Une ligne imaginaire correspondant à deux poteaux placés sur les rives divise le Grand-Lac aux deux tiers de la longueur, et marque le commencement des domaines siamois. En s’emparant des deux provinces de Battambang et d’Angcor, le roi de Siam s’est approprié une partie du lac, dont il ne peut guère profiter d’ailleurs, toutes les issues étant demeurées aux mains des Cambodgiens. Les Annamites sont presque seuls à exploiter l’industrie de la pêche. Plusieurs milliers de barques se livrent à cette opération dans le lac lui-même et dans le bras qui met celui-ci en communication avec le Mékong. Les bateaux se chargent de poissons à pleins bords. Une partie du produit de cette pêche miraculeuse entre dans l’alimentation publique, dont elle constitue un élément considérable; l’autre est employée à faire de l’huile. — Cette pêche annuelle est tenue pour une si bonne affaire qu’on voit des Annamites emprunter à 100 pour 100 l’argent nécessaire à l’achat du sel. Le taux autorisé par la loi cambodgienne n’est que de 40 pour 100 par an. Les Annamites exercent encore au Cambodge un autre genre d’industrie qui mérite d’être signalé. Quand les eaux sont hautes, ils remontent les arroyos qui se jettent dans le Mékong, et ravagent les bambous des rives. Ils en font d’immenses radeaux qu’ils livrent au courant. A l’arrivée des radeaux à Pnom-Penh les prix baissent au point qu’on a 30 ou 40 gros bambous pour une ligature[1]. Ils usent alors, pour relever la valeur de leur marchandise, d’un moyen fort simple : ils incendient un quartier de la capitale.

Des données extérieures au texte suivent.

int pack_sliced(Part &p)
{
    if (p.sl_val && p.n > 0) {
        const int64_t nch = (((int64_t)p.n + kSlRows - 1) / kSlRows) * (kSlRows / kSellChunk);
        hipLaunchKernelGGL(k_sell_fill, dim3((unsigned)std::min<int64_t>((nch + 3) / 4, 65536)), dim3(256), 0, g_rt.stream, p.n,
                           (const int32_t *)p.rowptr, (const int32_t *)nullptr, (const double *)p.val, (const int64_t *)p.sl_off,
                           (const uint16_t *)p.sl_perm, (int32_t *)nullptr, p.sl_val);
        SGM_HIP(hipGetLastError());
    }
    if ((!p.scode && !p.scol && !p.sbcode) || p.n == 0) return SGM_OK;
    const int64_t nsl = ((int64_t)p.n + kSlRows - 1) / kSlRows;
    if (p.ecol)
        hipLaunchKernelGGL(k_sl_pack_ell, dim3((unsigned)std::min<int64_t>(nsl, 65536)), dim3(256), 0, g_rt.stream, p.n, p.sw,
                           p.max_d, (const double *)p.eval, p.sval);
    else
        hipLaunchKernelGGL(k_sl_pack, dim3((unsigned)std::min<int64_t>(nsl, 65536)), dim3(256), 0, g_rt.stream, p.n, p.sw,
                           (const int32_t *)p.rowptr, (const double *)p.val, p.sval);
    SGM_HIP(hipGetLastError());
    return SGM_OK;
}

__global__ void k_fill32(int64_t n, int32_t *a, int32_t v)
{
    int64_t i = (int64_t)blockIdx.x * blockDim.x + threadIdx.x;
    const int64_t stride = (int64_t)gridDim.x * blockDim.x;
    for (; i < n; i += stride) a[i] = v;
}

constexpr int kDictSlots = 1024;
constexpr int32_t kDictEmpty = INT32_MIN;
__global__ __launch_bounds__(256) void k_dict_collect(int32_t n, const int32_t *__restrict__ rowptr, const int32_t *__restrict__ col,
                                                      int32_t *table, int *count, int *max_row)
{
    constexpr int kLocal = 512;
    __shared__ int32_t ltab[kLocal];
    __shared__ int lcount;
    for (int t = threadIdx.x; t < kLocal; t += 256) ltab[t] = kDictEmpty;
    if (threadIdx.x == 0) lcount = 0;
    __syncthreads();
    int mr = 0;
    int32_t mine[8];
#pragma unroll
    for (int t = 0; t < 8; ++t) mine[t] = kDictEmpty;
    int next = 0;
    for (int32_t i = blockIdx.x * blockDim.x + threadIdx.x; i < n; i += gridDim.x * blockDim.x) {
        const int32_t s0 = rowptr[i], e = rowptr[i + 1];
        mr = max(mr, e - s0);
        for (int32_t k = s0; k < e; ++k) {
            const int32_t off = col[k] - i;
            bool known = false;
#pragma unroll
// ... 448 lines not shown
        return fail(SGM_ERR_UNSUPPORTED, "clone_csr_plain: single-GPU CSR matrices only");
    const Part &p = A->parts[0];
    SGM_TRY(csr_need_arrays(p));
    struct Release { const Part &p; ~Release() { csr_release_arrays(p); } } rel{p};
    sgm_mat C = new sgm_mat_s;
    C->fmt = SGM_FMT_CSR; C->nrow = A->nrow; C->ncol = A->ncol; C->nnz = A->nnz;
    C->parts.resize(1);
    Part &q = C->parts[0];
    q.opt.csr_offset_dict = 0; q.opt.csr_sliced = 0; q.opt.csr_sell = 0; q.opt.csr_lean = 0; q.opt.slice_sched = 0;
    q.n = p.n; q.ncol_own = p.ncol_own; q.n_halo = 0; q.nnz = p.nnz; q.max_row = p.max_row;
    hipStream_t st = g_rt.stream;
    int rc = dalloc(&q.rowptr, (size_t)p.n + 1);
    if (rc == SGM_OK) rc = dalloc(&q.col, (size_t)p.nnz + 4);
    if (rc == SGM_OK) rc = dalloc(&q.val, (size_t)p.nnz + 2);
    if (rc != SGM_OK) { sgm_mat_destroy(C); return rc; }
    (void)hipMemcpyAsync(q.rowptr, p.rowptr, ((size_t)p.n + 1) * 4, hipMemcpyDeviceToDevice, st);
    (void)hipMemsetAsync(q.col + p.nnz, 0, 16, st);
    (void)hipMemsetAsync(q.val + p.nnz, 0, 16, st);
    if (p.nnz) {
        (void)hipMemcpyAsync(q.col, p.col, (size_t)p.nnz * 4, hipMemcpyDeviceToDevice, st);
        (void)hipMemcpyAsync(q.val, p.val, (size_t)p.nnz * 8, hipMemcpyDeviceToDevice, st);
    }
    if (hipStreamSynchronize(st) != hipSuccess || hipGetLastError() != hipSuccess) { sgm_mat_destroy(C); return fail(SGM_ERR_HIP, "clone_csr_plain: copy failed"); }
    *out = C;
    return SGM_OK;
}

Le soir, au moment où notre canonnière jette l’ancre, quelques pêcheries se révèlent à la lueur vacillante de la torche qui les éclaire et dessine dans l’eau comme des serpens de feu. Nul bruit humain, rien que le clapotement des vagues et la voix faiblissante du vent. La saison de pêche est finie, et les poissons jouissent de

  1. 1 franc.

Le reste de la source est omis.